Throughout baseball history we’ve been led to believe 100 RBIs is a mark of a great season. But is that true? This question makes 1987 the perfect place from which to launch into our third analytics fundamentals lesson.
Runs Batted In – A Misleading Statistic
If you’re like many baseball fans, baseball cards were one of the primary ways that you became familiar with baseball statistics. On the back of each card were a player’s traditional statistics – primarily batting average, runs scored, home runs, runs batted in (RBI), and stolen bases, among a few others. Among the stats available, we most often condensed those statistics to just batting average, homeruns, and RBI – collectively the “triple crown statistics”. It was common to simply view a hitter’s value through the lens of only these three statistics. But there are some significant drawbacks to that approach. We’ve already tackled the issues that come with batting average in Part 1. Today, let’s dig deeper on RBIs.

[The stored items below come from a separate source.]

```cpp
typedef struct zkw_decommit_witness zkw_decommit_witness;
int zkw_decommit_sorter_build(zkw_ctx *ctx, const zkw_decommit_query *q, size_t n, uint32_t capacity,
                              const zkw_queue_state12 *dedup_in, zkw_decommit_witness **out);
int zkw_decommit_sorter_prepare(zkw_ctx *ctx, const zkw_decommit_query *q, size_t n, uint32_t capacity,
                                const zkw_queue_state12 *dedup_in, zkw_decommit_witness **out);
int zkw_decommit_sorter_finish(zkw_ctx *ctx, zkw_decommit_witness *w);
enum {
    ZKW_DEC_SORTED_QUERIES = 0,
    ZKW_DEC_UNSORTED_ENC = 1,
    ZKW_DEC_SORTED_ENC = 2,
    ZKW_DEC_UNSORTED_TAILS = 3,
    ZKW_DEC_SORTED_TAILS = 4,
    ZKW_DEC_DEDUP_QUERIES = 5,
    ZKW_DEC_DEDUP_TAILS = 6,
    ZKW_DEC_CHALLENGES = 7,
// ... 458 lines not shown
```

Baseline: 3263.

## Recompute grand-product accumulators in-wavefront from per-64-row checkpoints instead of reading z arrays

Instead of materialising the full lhs/rhs grand-product z arrays per synthesis window and reading one value per row, the witness build now stores a checkpoint accumulator every 64 rows per instance. Row-A fill rebuilds each row's prior accumulator with a wavefront-wide multiplicative prefix scan using shuffles, seeded from the checkpoint. The boundary output row now reads the instance's hidden FSM output. This drops the per-window ram_gp_blocks pass and its z-buffer traffic, and the window is no longer limited by the z buffer. In exchange, row-A threads do about 12 extra field multiplies and shuffles, every lane including dead ones now takes part in the scan, and one small checkpoint kernel is added.

```diff
diff --git a/era_zkevm_test_harness_amd/csrc/ram_circuit_kernels.cuh b/era_zkevm_test_harness_amd/csrc/ram_circuit_kernels.cuh
--- a/era_zkevm_test_harness_amd/csrc/ram_circuit_kernels.cuh
+++ b/era_zkevm_test_harness_amd/csrc/ram_circuit_kernels.cuh
@@ -17,9 +17,7 @@
     const u64* u_mark;
     const u64* s_mark;
     const u64* challenges;
-    const u64* lhs_z;
-    const u64* rhs_z;
-    u64 n_block;
+    const u64* gp_ckpt;
     u64* trace;
     u32* hist;
     u32* nd_tiles;
@@ -145,32 +143,43 @@
     c.p_ptr = c.pq.value_is_pointer ? 1 : 0;
 }
 
-__device__ __forceinline__ u64 acc_before(const u64* z, size_t first, size_t m, u32 i, u64 fsm_in) {
-    return i == 0 ? fsm_in : z[first + (i - 1 < m ? i - 1 : m - 1)];
+__device__ __forceinline__ void acc_before_pair(u64 fl, u64 fr, u64 ckpt_l, u64 ckpt_r, int lane, u64& pl, u64& pr) {
+#pragma unroll
+    for (int d = 1; d < 64; d <<= 1) {
+        const u64 ol = __shfl_up(fl, d, 64), orr = __shfl_up(fr, d, 64);
+        if (lane >= d) { fl = gl::mul(fl, ol); fr = gl::mul(fr, orr); }
+        __builtin_amdgcn_sched_barrier(0);
+    }
+    const u64 el = __shfl_up(fl, 1, 64), er = __shfl_up(fr, 1, 64);
+    pl = lane == 0 ? ckpt_l : gl::canon(gl::mul(ckpt_l, el));
+    pr = lane == 0 ? ckpt_r : gl::canon(gl::mul(ckpt_r, er));
+    __builtin_amdgcn_sched_barrier(0);
 }
 
 __device__ __forceinline__ void fill_row_A(const SynthJob& job, u32 i, u32 capacity, size_t n_rows, const zkw_mem_query& q,
                                            const u64 eu[8], const u64 es[8], u32* sh_hist) {
     u64* trace = job.trace;
     const size_t row = (size_t)RC_ROW_A * RC_REGION_STRIDE(capacity) + i;
-    if (i < capacity) {
-        const zkw_ram_instance* in = job.inst;
-        const size_t first = in->first_item, m = in->num_items, n_total = job.n_block;
-        const bool can_pop = i < m;
-        const u64 rw = q.rw_flag ? 1 : 0, ptr = q.value_is_pointer ? 1 : 0;
+    const bool live = i < capacity;
+    const bool can_pop = live && i < job.inst->num_items;
+    const int lane = threadIdx.x & 63;
+    const u64* ckpt = job.gp_ckpt + 4 * (size_t)((u32)__builtin_amdgcn_readfirstlane((int)i) >> 6);
+    if (live) {
 #pragma unroll
         for (int k = 0; k < 8; k++) { TR(RC_A_eu0 + k, row) = eu[k]; TR(RC_A_ts + k, row) = es[k]; }
-        for (int r = 0; r < 2; r++) {
-            const u64* ch = job.challenges + 9 * r;
-            u64 lc = ch[8], rc = ch[8];
-#pragma unroll
-            for (int k = 0; k < 8; k++) {
-                lc = gl::add(lc, gl::mul(eu[k], ch[k]));
-                rc = gl::add(rc, gl::mul(es[k], ch[k]));
-                __builtin_amdgcn_sched_barrier(0);
-            }
-            const u64 pl = acc_before(job.lhs_z + (size_t)r * n_total, first, m, i, in->hidden_fsm_input.lhs_accumulator[r]);
-            const u64 pr = acc_before(job.rhs_z + (size_t)r * n_total, first, m, i, in->hidden_fsm_input.rhs_accumulator[r]);
+    }
+    for (int r = 0; r < 2; r++) {
+        const u64* ch = job.challenges + 9 * r;
+        u64 lc = ch[8], rc = ch[8];
+#pragma unroll
+        for (int k = 0; k < 8; k++) {
+            lc = gl::add(lc, gl::mul(eu[k], ch[k]));
+            rc = gl::add(rc, gl::mul(es[k], ch[k]));
+            __builtin_amdgcn_sched_barrier(0);
+        }
+        u64 pl, pr;
+        acc_before_pair(can_pop ? lc : 1, can_pop ? rc : 1, ckpt[r], ckpt[2 + r], lane, pl, pr);
+        if (live) {
             const u64 nl = gl::canon(gl::mul(pl, lc)), nr = gl::canon(gl::mul(pr, rc));
             const int o = r * (RC_A_lc1 - RC_A_lc0);
 #pragma unroll
@@ -180,8 +189,11 @@
             TR(RC_A_lhs0 + o, row) = can_pop ? nl : pl;
             TR(RC_A_rc0 + o, row) = gl::canon(rc); TR(RC_A_P_rhs0 + o, row) = pr; TR(RC_A_nr0 + o, row) = nr;
             TR(RC_A_rhs0 + o, row) = can_pop ? nr : pr;
-            __builtin_amdgcn_sched_barrier(0);
-        }
+        }
+        __builtin_amdgcn_sched_barrier(0);
+    }
+    if (live) {
+        const u64 rw = q.rw_flag ? 1 : 0, ptr = q.value_is_pointer ? 1 : 0;
         TR(RC_A_rw, row) = rw; TR(RC_A_ptr, row) = ptr; TR(RC_A_idx, row) = q.index;
         TR(RC_A_v2, row) = q.value[2]; TR(RC_A_v3, row) = q.value[3]; TR(RC_A_v0, row) = q.value[0];
         TR(RC_A_v5_b3c, row) = q.value[5] >> 24; TR(RC_A_can_pop, row) = can_pop ? 1 : 0;
@@ -514,9 +526,6 @@
 ZKW_CF_TABLES(RC, rc)
 
 __device__ __forceinline__ void ram_fill_register_rows(const SynthJob& job, u32 capacity, size_t n_rows) {
-    const u64* lhs_z_all = job.lhs_z;
-    const u64* rhs_z_all = job.rhs_z;
-    const size_t n_total = job.n_block;
     u64* trace = job.trace;
     const zkw_ram_instance* in = job.inst;
     const zkw_ram_fsm& fi = in->hidden_fsm_input;
@@ -549,8 +558,8 @@
     }
     TR(RC_BND_OUT_len_u, bout) = len_out; TR(RC_BND_OUT_len_s, bout) = len_out;
     for (int r = 0; r < 2; r++) {
-        TR(RC_BND_OUT_lhs0 + r, bout) = lhs_z_all[(size_t)r * n_total + last];
-        TR(RC_BND_OUT_rhs0 + r, bout) = rhs_z_all[(size_t)r * n_total + last];
+        TR(RC_BND_OUT_lhs0 + r, bout) = in->hidden_fsm_output.lhs_accumulator[r];
+        TR(RC_BND_OUT_rhs0 + r, bout) = in->hidden_fsm_output.rhs_accumulator[r];
     }
     zkw_mem_query lq;
     memset(&lq, 0, sizeof lq);
diff --git a/era_zkevm_test_harness_amd/csrc/ram_kernels.cuh b/era_zkevm_test_harness_amd/csrc/ram_kernels.cuh
--- a/era_zkevm_test_harness_amd/csrc/ram_kernels.cuh
+++ b/era_zkevm_test_harness_amd/csrc/ram_kernels.cuh
@@ -461,6 +461,7 @@
     const u64* rhs_z;
     zkw_ram_instance* instances;
     u32* nondet_prefix;
+    u64* gp_ckpt;
     u64 n;
     u32 capacity;
     u32 num_nondet_heap_queries;
@@ -543,6 +544,21 @@
     }
 }
 
+static __device__ __forceinline__ void k_ram_gp_ckpt(const VB& vb, const RamBlock* __restrict__ blocks) {
+    const RamBlock b = blocks[vb.y];
+    const u64 n_inst = (b.n + b.capacity - 1) / b.capacity, groups = (b.capacity + 63) / 64;
+    const u64 j = (u64)vb.x * blockDim.x + threadIdx.x;
+    if (j >= n_inst * groups) return;
+    const u64 idx = j / groups, g = j % groups;
+    const zkw_ram_instance& in = b.instances[idx];
+    const u64 first = in.first_item, m = in.num_items;
+    u64* out = b.gp_ckpt + 4 * j;
+    for (int r = 0; r < 2; r++) {
+        const u64 at = (u64)r * b.n + first + (64 * g - 1 < m ? 64 * g - 1 : m - 1);
+        out[r] = g == 0 ? in.hidden_fsm_input.lhs_accumulator[r] : b.lhs_z[at];
+        out[2 + r] = g == 0 ? in.hidden_fsm_input.rhs_accumulator[r] : b.rhs_z[at];
+    }
+}
 
 static __device__ __forceinline__ void k_tails_expand(const VB& vb, const u64* __restrict__ enc, const u64* __restrict__ caps,
                                                      const u64* __restrict__ offsets, int n_queues, size_t n,
diff --git a/era_zkevm_test_harness_amd/csrc/zkw_api.hip b/era_zkevm_test_harness_amd/csrc/zkw_api.hip
--- a/era_zkevm_test_harness_amd/csrc/zkw_api.hip
+++ b/era_zkevm_test_harness_amd/csrc/zkw_api.hip
@@ -958,6 +958,7 @@
     u64 *challenges = nullptr, *lhs_z = nullptr, *rhs_z = nullptr;
     bool z_valid = false;
     u64 *zbuf_l = nullptr, *zbuf_r = nullptr;
+    u64* gp_ckpt = nullptr;
     zkw_mem_query* sq_win = nullptr;
     size_t zcap = 0, sqcap = 0;
     zkw_ram_instance* instances = nullptr;
@@ -967,7 +968,7 @@
     void release() {
         void* ptrs[] = {sorted_q, perm, owned_q, unsorted_enc, sorted_enc, unsorted_caps, sorted_caps, unsorted_marks, sorted_marks,
                         unsorted_tails, sorted_tails, challenges,
-                        lhs_z,    rhs_z,        instances,  nondet_counts, compact_forms, public_inputs, zbuf_l, zbuf_r, sq_win};
+                        lhs_z,    rhs_z,        instances,  nondet_counts, compact_forms, public_inputs, zbuf_l, zbuf_r, sq_win, gp_ckpt};
         for (void* p : ptrs)
             if (p) dev_free(p);
         sorted_q = nullptr;
@@ -981,6 +982,7 @@
         tails_valid = false;
         z_valid = false;
         zbuf_l = zbuf_r = nullptr;
+        gp_ckpt = nullptr;
         sq_win = nullptr;
         zcap = sqcap = 0;
         instances = nullptr;
@@ -990,6 +992,7 @@
 };
 
 extern "C" void zkw_ram_witness_free(zkw_ram_witness* w);
+static inline size_t ram_gp_groups(uint32_t capacity) { return ((size_t)capacity + 63) / 64; }
 static int ram_alloc(zkw_ram_witness* w, size_t n_blocks) {
     const size_t t = w->total, ni = w->n_instances;
     HIP_TRY(dev_malloc((void**)&w->perm, (t + 1) * sizeof(u32)));
@@ -1009,6 +1012,7 @@
         HIP_TRY(dev_malloc((void**)&w->zbuf_r, (w->zcap + 1) * 2 * sizeof(u64)));
         HIP_TRY(dev_malloc((void**)&w->sq_win, (w->sqcap + 1) * sizeof(zkw_mem_query)));
     }
+    HIP_TRY(dev_malloc((void**)&w->gp_ckpt, (ni * ram_gp_groups(w->capacity) + 1) * 4 * sizeof(u64)));
     HIP_TRY(dev_malloc((void**)&w->instances, (ni + 1) * sizeof(zkw_ram_instance)));
     HIP_TRY(dev_malloc((void**)&w->nondet_counts, (ni + 1) * sizeof(u32)));
     HIP_TRY(dev_malloc((void**)&w->compact_forms, (ni + 1) * COMPACT_FORM_LEN * sizeof(u64)));
@@ -1206,6 +1210,7 @@
                                       w->zbuf_r + 2 * (lo - base),
                                       w->instances + w->inst_offsets[b],
                                       w->nondet_counts + w->inst_offsets[b],
+                                      w->gp_ckpt + 4 * ram_gp_groups(w->capacity) * w->inst_offsets[b],
                                       n,
                                       w->capacity,
                                       n_nondet ? n_nondet[b] : 0u};
@@ -1217,6 +1222,8 @@
         ZKW_TRY(launch_check("k_ram_count_nondet"));
         { Prof _p(ctx, "k_ram_instances"); ZKW_LAUNCH_2D(ctx, k_ram_instances, blocks_for(max_inst, 64), gy, 64, d_blocks); }
         ZKW_TRY(launch_check("k_ram_instances"));
+        { Prof _p(ctx, "k_ram_gp_ckpt"); ZKW_LAUNCH_2D(ctx, k_ram_gp_ckpt, blocks_for(max_inst * ram_gp_groups(w->capacity), 256), gy, 256, d_blocks); }
+        ZKW_TRY(launch_check("k_ram_gp_ckpt"));
         b0 = b1;
     }
     const size_t ni = w->n_instances;
@@ -1374,6 +1381,7 @@
         case ZKW_RAM_INSTANCES: *bytes = w->n_instances * sizeof(zkw_ram_instance); p = w->instances; break;
         case ZKW_RAM_COMPACT_FORMS: *bytes = w->n_instances * COMPACT_FORM_LEN * 8; p = w->compact_forms; break;
         case ZKW_RAM_PUBLIC_INPUTS: *bytes = w->n_instances * 32; p = w->public_inputs; break;
+        case ZKW_RAM_GP_CKPT: *bytes = w->n_instances * ram_gp_groups(w->capacity) * 32; p = w->gp_ckpt; break;
         default: *bytes = 0; st = ZKW_ERR_INVALID; break;
     }
 #undef RAM_LAZY
@@ -1489,7 +1497,7 @@
     while (b_first + 1 < n_blocks && w->inst_offsets[b_first + 1] <= first_instance) b_first++;
     size_t b_end = b_first + 1;
     while (b_end < n_blocks && w->inst_offsets[b_end] < first_instance + n_instances) b_end++;
-    const size_t win = std::min(w->zcap, w->sqcap);
+    const size_t win = w->sqcap;
     if (w->offsets[b_end] - w->offsets[b_first] > win) {
         size_t b_mid = b_first + 1;
         while (b_mid + 1 < b_end && w->offsets[b_mid + 1] - w->offsets[b_first] <= win) b_mid++;
@@ -1497,7 +1505,6 @@
         ZKW_TRY(zkw_ram_synthesize(ctx, w, first_instance, n_head, t, first_slot));
         return zkw_ram_synthesize(ctx, w, first_instance + n_head, n_instances - n_head, t, first_slot + n_head);
     }
-    ZKW_TRY(ram_gp_blocks(ctx, w, b_first, b_end, w->zbuf_l, w->zbuf_r));
     const size_t z_base = w->offsets[b_first];
     {
         const size_t cnt = w->offsets[b_end] - z_base;
@@ -1517,7 +1524,7 @@
     for (size_t k = 0; k < n_instances; k++) {
         const size_t idx = first_instance + k;
         while (b + 1 < n_blocks && w->inst_offsets[b + 1] <= idx) b++;
-        const size_t lo = w->offsets[b], nb = w->offsets[b + 1] - lo;
+        const size_t lo = w->offsets[b];
         SynthJob& j = jobs[k];
         j.inst = w->instances + idx;
         j.sorted_q = w->sq_win + (lo - z_base);
@@ -1527,9 +1534,7 @@
         j.u_mark = w->unsorted_marks + 12 * idx;
         j.s_mark = w->sorted_marks + 12 * idx;
         j.challenges = w->challenges + 18 * b;
-        j.lhs_z = w->zbuf_l + 2 * (lo - z_base);
-        j.rhs_z = w->zbuf_r + 2 * (lo - z_base);
-        j.n_block = nb;
+        j.gp_ckpt = w->gp_ckpt + 4 * ram_gp_groups(capacity) * idx;
         {
             const uint64_t tag = ((uint64_t)ZKW_CIRCUIT_RAM_PERMUTATION << 56) ^ ((uint64_t)capacity << 24) ^ (uint64_t)n_rows ^ 0x5A00000000000000ull;
             const size_t slot = (first_slot + k) % t->n_slots;
diff --git a/era_zkevm_test_harness_amd/native.py b/era_zkevm_test_harness_amd/native.py
--- a/era_zkevm_test_harness_amd/native.py
+++ b/era_zkevm_test_harness_amd/native.py
@@ -11,7 +11,7 @@
 OK, ERR_INVALID, ERR_NO_DEVICE, ERR_HIP, ERR_OOM, ERR_CHECK_FAILED = 0, -1, -2, -3, -4, -5
 PTR_HOST, PTR_DEVICE = 0, 1
 (RAM_SORTED_QUERIES, RAM_UNSORTED_ENC, RAM_SORTED_ENC, RAM_UNSORTED_TAILS, RAM_SORTED_TAILS, RAM_CHALLENGES,
- RAM_LHS_Z, RAM_RHS_Z, RAM_INSTANCES, RAM_COMPACT_FORMS, RAM_PUBLIC_INPUTS) = range(11)
+ RAM_LHS_Z, RAM_RHS_Z, RAM_INSTANCES, RAM_COMPACT_FORMS, RAM_PUBLIC_INPUTS, RAM_GP_CKPT) = range(12)
 
 _vp, _sz, _u32, _u64p, _int = C.c_void_p, C.c_size_t, C.c_uint32, C.c_void_p, C.c_int
 SYMBOLS = [
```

By Major League Baseball’s definition an RBI is a stat “a batter is credited with in most cases where the result of his plate appearance is a run being scored.” They go on to explain there are a few exceptions, however. A player does not receive an RBI when the run scores as a result of an error or ground into a double play. The most common examples of RBIs are run-scoring hits. However, players also receive an RBI for a bases-loaded walk or hit by pitch. Players can earn RBIs when they make outs, as well, provided the out results in a run or runs.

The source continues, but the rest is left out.